In recent years, major advances have been made in understanding injection well performance. In particular, the impact of fracturing, thermal stress effects and water quality are far better understood, as a result of both improved theoretical understanding and from detailed analyses of field data.
This paper reviews our current understanding of the processes which control the performance of injection wells, including the effects of produced water quality, taking examples mainly from the Prudhoe Bay and Forties oil fields. Techniques for predicting and optimising injector performance under a variety of circumstances are discussed, together with the implications for waterflood management.
It is clear that water is injected at above fracturing pressures in a large proportion of injection wells. This may occur deliberately, or inadvertently, particularly in circumstances where the reservoir stresses have been substantially reduced by thermal stress effects associated with injecting water that is colder than the reservoir.
The primary advantages of injection at above fracturing pressures are dramatically improved injectivities (highly negative skins may be achieved) and a fundamentally greater tolerance to poor water quality.
The potential disadvantages of fractured injectors relate to fracture growth, both laterally and vertically. Where the fracture lengths approach the inter-well spacings, sweep efficiency may be adversely impacted, depending on the well configuration. Where water is injected into an interval at an excessive rate for that formation, unwanted fracture height growth may result in water being injected into other zones, possibly to the detriment of the main waterflood. Maximising oil production and recovery from waterflooded oil fields requires that the desired volumes of water are injected into the appropriate regions of the reservoirs in a cost efficient manner.
Two oil fields are used to provide the majority of the observations given in this paper: Prudhoe Bay and Forties. The main Prudhoe Bay field is a sandstone reservoir located at a depth of Ca. 8800ft on the North Slope of Alaska. Recoverable reserves are estimated at about 12 billion barrels, of which 8 billion have been produced to date. In contrast, the North Sea Forties field is a poorly consolidated sandstone reservoir at a depth of about 7000ft. 90% of the estimated 2.5 billion barrels of reserves have been produced.
A formation can be fractured either by purely hydraulic means, as in conventional hydraulic fracturing, or by a combination of applied pressure and thermal in-situ stress reduction.

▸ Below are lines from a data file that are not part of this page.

# willi-menapace/PlayableEnvironments

Hardware: AMD Instinct MI355X
Metric: Mrays/s (higher is better)
Workload: dtype f32; 1 GPU; tennis renderer, 256x256 frame per GPU (rank r renders the frame of seed 1234 + r), 4 objects, 64+128 hierarchical samples/ray (coarse+fine networks), eval - BASELINE.json configs[1]; rays_per_gpu=65536, frames_per_gpu=1, parallelism=frame shard x1

## Files before the change

### include/playrender.h

```cpp
#ifndef PLAYRENDER_H
#define PLAYRENDER_H

#include <stddef.h>
#include <stdint.h>

#ifdef __cplusplus
extern "C" {
#endif

#define PR_ABI_VERSION 5
#define PR_MAX_OBJECTS 8
#define PR_MAX_LAYERS 12
#define PR_MAX_OCTAVES 16

typedef enum pr_status {
    PR_OK = 0,
    PR_ERR_INVALID = -1,
    PR_ERR_WORKSPACE = -2,
    PR_ERR_HIP = -3,
    PR_ERR_NO_DEVICE = -4
} pr_status;

#define PR_FLAG_PERTURB        1u
#define PR_FLAG_CANONICAL_POSE 2u
#define PR_FLAG_FIX_OVERLAPS   4u
#define PR_FLAG_NAIVE_MLP      8u
#define PR_FLAG_TRAIN_BN       16u

#define PR_FLAG_SAVE_FOR_BACKWARD 32u

#define PR_FLAG_GATE_HEAD 64u

#define PR_FLAG_DEVICE_NOISE 128u

#define PR_FLAG_SIGMOID_FEATURES 512u
#define PR_FLAG_SPLIT_BACKWARD 1024u
#define PR_FLAG_DIVERGENCE_GRAD 256u

typedef struct pr_linear_t {
    const float* weight;
    const float* bias;
    int32_t out_features;
    int32_t in_features;
} pr_linear_t;

typedef struct pr_object_model_t {
    int32_t kind;
    int32_t has_bender;
    int32_t positions;
    int32_t style_features;
    int32_t deformation_features;
    int32_t output_features;
    int32_t layers_width;
    int32_t backbone_count;
    int32_t skip_layer_idx;
    int32_t octaves;
    int32_t bender_width;
    int32_t bender_count;
    int32_t bender_skip;
// ... 246 lines not shown
```

### playableenvironments_amd/_lib.py

```python
from __future__ import annotations

import ctypes as C
import os
from typing import Optional

PR_MAX_OBJECTS = 8
PR_MAX_LAYERS = 12
PR_MAX_OCTAVES = 16

PR_FLAG_PERTURB = 1
PR_FLAG_CANONICAL_POSE = 2
PR_FLAG_FIX_OVERLAPS = 4
PR_FLAG_NAIVE_MLP = 8
PR_FLAG_TRAIN_BN = 16
PR_FLAG_SAVE_FOR_BACKWARD = 32
PR_FLAG_GATE_HEAD = 64
PR_FLAG_DEVICE_NOISE = 128
PR_FLAG_DIVERGENCE_GRAD = 256
PR_FLAG_SIGMOID_FEATURES = 512
PR_FLAG_SPLIT_BACKWARD = 1024
PR_PRECISION_FP32 = 0
PR_PRECISION_F16X3 = 1
PR_PRECISION_F16 = 2
PR_PROFILE_CATEGORIES = 8

c_float_p = C.POINTER(C.c_float)
c_int32_p = C.POINTER(C.c_int32)
c_uint8_p = C.POINTER(C.c_uint8)


class Linear(C.Structure):
    _fields_ = [("weight", C.c_void_p), ("bias", C.c_void_p), ("out_features", C.c_int32), ("in_features", C.c_int32)]


class ObjectModel(C.Structure):
    _fields_ = [
        ("kind", C.c_int32), ("has_bender", C.c_int32), ("positions", C.c_int32),
        ("style_features", C.c_int32), ("deformation_features", C.c_int32), ("output_features", C.c_int32),
        ("layers_width", C.c_int32), ("backbone_count", C.c_int32), ("skip_layer_idx", C.c_int32),
        ("octaves", C.c_int32), ("bender_width", C.c_int32), ("bender_count", C.c_int32),
        ("bender_skip", C.c_int32), ("bender_octaves", C.c_int32),
        ("bender_octave_weights", C.c_float * PR_MAX_OCTAVES),
        ("bbox", C.c_float * 6),
# ... 188 lines not shown
```

### playableenvironments_amd/csrc/backward.hip

```cpp
#include "pr_common.h"

#include <algorithm>
#include <map>
#include <utility>
#include <mutex>
#include "composite_dev.h"

namespace pr {

constexpr int BWD_SPLITS = 128;
constexpr int MAX_FCHUNK_B = 4;

struct CompositeBwdObject {
    const float* t;
    const float* sigma;
    const int32_t* slot;
    const float* dispmag;
    const float* feat;
    NoiseRef noise;
    int positions;
    pr_entry_grads_t g;
    float* g_feat;
    float* g_sigma;
    float* g_t;
    float* g_dm;
    const float* g_sample_t;
    const float* divergence;
    float* g_div;
// ... 1277 lines not shown
            gp.g_enc[k] = gtake(sizeof(float) * cap * encp);
            gp.gsr4[k] = gtake(sizeof(float) * cap * 4);
            gp.g_x[k] = gtake(sizeof(float) * cap * 3);
            gp.g_in6[k] = gtake(sizeof(float) * cap * 6);
            if (bc) {
                gp.g_braw4[k] = gtake(sizeof(float) * cap * 4);
                gp.bgstack[k] = gtake(sizeof(float) * cap * BWp * (size_t)bc);
                gp.g_benc[k] = gtake(sizeof(float) * cap * binp);
            }
        }
        gp.tn_partial_floats = tn_floats;
        gp.tn_partial = gtake(sizeof(float) * tn_floats);
        gp.zero_begin = goff;
        for (int k = 0; k < c.objects; ++k) {
            gp.sums[k] = gtake(sizeof(double) * 4 * MAX_WIDTH);
            gp.tables[k] = gtake(sizeof(float) * (size_t)c.frames * 4 * MAX_WIDTH);
        }
        gp.counters = gtake(sizeof(int32_t) * (4 * PR_MAX_OBJECTS + 8 * 4));
        gp.zero_bytes = goff - gp.zero_begin;
        gp.end = goff;
        gp.usable = !(c.flags & PR_FLAG_DIVERGENCE_GRAD) && (goff - lane_begin) <= GROUP_SCRATCH_LIMIT;
        if (gp.usable) bp->bytes = goff;
    }
    return PR_OK;
}

static int lane_stream(hipStream_t caller, hipStream_t* out) {
    static std::mutex mu;
    static std::map<std::pair<int, hipStream_t>, hipStream_t> streams;
    int dev = 0;
    PR_CHECK_HIP(hipGetDevice(&dev));
    std::lock_guard<std::mutex> lock(mu);
    hipStream_t& slot = streams[std::make_pair(dev, caller)];
    if (!slot) PR_CHECK_HIP(hipStreamCreateWithFlags(&slot, hipStreamNonBlocking));
    *out = slot;
    return PR_OK;
}

static int stream_wait(hipStream_t waiter, hipStream_t on) {
    constexpr int RING = 8;
    struct Ring { hipEvent_t e[RING] = {}; int next = 0; };
    static thread_local std::map<int, Ring> rings;
    int dev = 0;
    PR_CHECK_HIP(hipGetDevice(&dev));
    Ring& ring = rings[dev];
    hipEvent_t& e = ring.e[ring.next];
    ring.next = (ring.next + 1) % RING;
    if (!e) PR_CHECK_HIP(hipEventCreateWithFlags(&e, hipEventDisableTiming));
    PR_CHECK_HIP(hipEventRecord(e, on));
    PR_CHECK_HIP(hipStreamWaitEvent(waiter, e, 0));
    return PR_OK;
}

struct GemmCtx {
    const int32_t* rows;
    int max_rows;
    float* partial;
    hipStream_t s;
    float* gstack;
    float* chain_packed;
    size_t cap;
    const float* dw_acts;
    size_t dw_stride;
    const float* dw_in0;
};

static int weight_grad(const GemmCtx& g, const float* dY, int ldy, int n_out, const float* X, int ldx, int n_in, float* dW,
                       int ldw, float* dbias) {
    if (!dW && !dbias) return PR_OK;
    GemmTN p;
    memset(&p, 0, sizeof(p));
    p.A = dY; p.lda = ldy; p.B = X; p.ldb = ldx;
    p.rows = g.rows; p.ni = n_out; p.nj = n_in; p.splits = BWD_SPLITS;
// ... 928 lines not shown
```

### playableenvironments_amd/csrc/composite.hip

```cpp
#include "pr_common.h"
#include "composite_dev.h"

namespace pr {

struct CompositeSmem {
    float* tt;
    float* sg;
    float* dm;
    float* wo;
    float* wg;
    float* al;
    float* dv;
    int* sl;
    unsigned int* key;
};

constexpr int MAX_FCHUNK = 4;

__device__ __forceinline__ void transmittance_weights(float* al, int n, int lane) {
    float carry = 1.0f;
    for (int base = 0; base < n; base += 64) {
        const int j = base + lane;
        const float a = (j < n) ? al[j] : 0.f;
        float incl = (j < n) ? __fadd_rn(__fsub_rn(1.0f, a), 1e-10f) : 1.0f;
#pragma unroll
        for (int d = 1; d < 64; d <<= 1) {
            const float o = __shfl_up(incl, d, 64);
            if (lane >= d) incl *= o;
        }
        float excl = __shfl_up(incl, 1, 64);
        if (lane == 0) excl = 1.0f;
        if (j < n) al[j] = a * (carry * excl);
        carry *= __shfl(incl, 63, 64);
    }
}

constexpr int ROWS_IN_FLIGHT = 8;

__device__ __forceinline__ float sigmoid_of(float x) { return 1.0f / (1.0f + expf(-x)); }

template <int CW>
__device__ __forceinline__ void transmittance_weights_block(float* al, int n, float* totals, int wave, int lane) {
    if (CW == 1) {
        transmittance_weights(al, n, lane);
        return;
    }
    const int seg = (((n + CW - 1) / CW) + 63) & ~63;
    const int begin = wave * seg;
    const int end = (begin + seg < n) ? begin + seg : n;
    float carry = 1.0f;
    for (int base = begin; base < end; base += 64) {
        const int j = base + lane;
        const float a = (j < end) ? al[j] : 0.f;
        float incl = (j < end) ? __fadd_rn(__fsub_rn(1.0f, a), 1e-10f) : 1.0f;
#pragma unroll
        for (int d = 1; d < 64; d <<= 1) {
            const float o = __shfl_up(incl, d, 64);
            if (lane >= d) incl *= o;
        }
        float excl = __shfl_up(incl, 1, 64);
// ... 2 lines not shown
        carry *= __shfl(incl, 63, 64);
    }
    if (lane == 0) totals[wave] = carry;
    __syncthreads();
    float before = 1.0f;
    for (int w = 0; w < wave; ++w) before *= totals[w];
    if (wave > 0)
        for (int j = begin + lane; j < end; j += 64) al[j] *= before;
    __syncthreads();
}

template <int CW>
__device__ __forceinline__ float block_sum(float v, float* scratch, int wave, int lane) {
    v = wave_sum(v);
    if (CW == 1) return v;
    __syncthreads();
    if (lane == 0) scratch[wave] = v;
    __syncthreads();
    float total = 0.f;
    for (int w = 0; w < CW; ++w) total += scratch[w];
    return total;
}
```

During water injection, cold water may be injected into a warm reservoir. This establishes a zone of reduced temperature around the well, principally due to convection. The reduction in reservoir temperature causes a decrease in rock stress which is proportional to the rock's elastic modulus. For consolidated sandstones, this stress reduction is typically in the range 10 to 15 psi/ F [0.13 to 0.2 MPa/ C]. The reduction in stress may be sufficiently high that fractures are formed. In most oil reservoirs, the minimum stress component acts horizontally, so the fractures are vertical.
An example of the impact of injection water temperature is shown in Figure 1, which indicates the change in bottomhole temperature and pressure measured during the start-up of a North Sea injector. The well was deliberately fractured initially.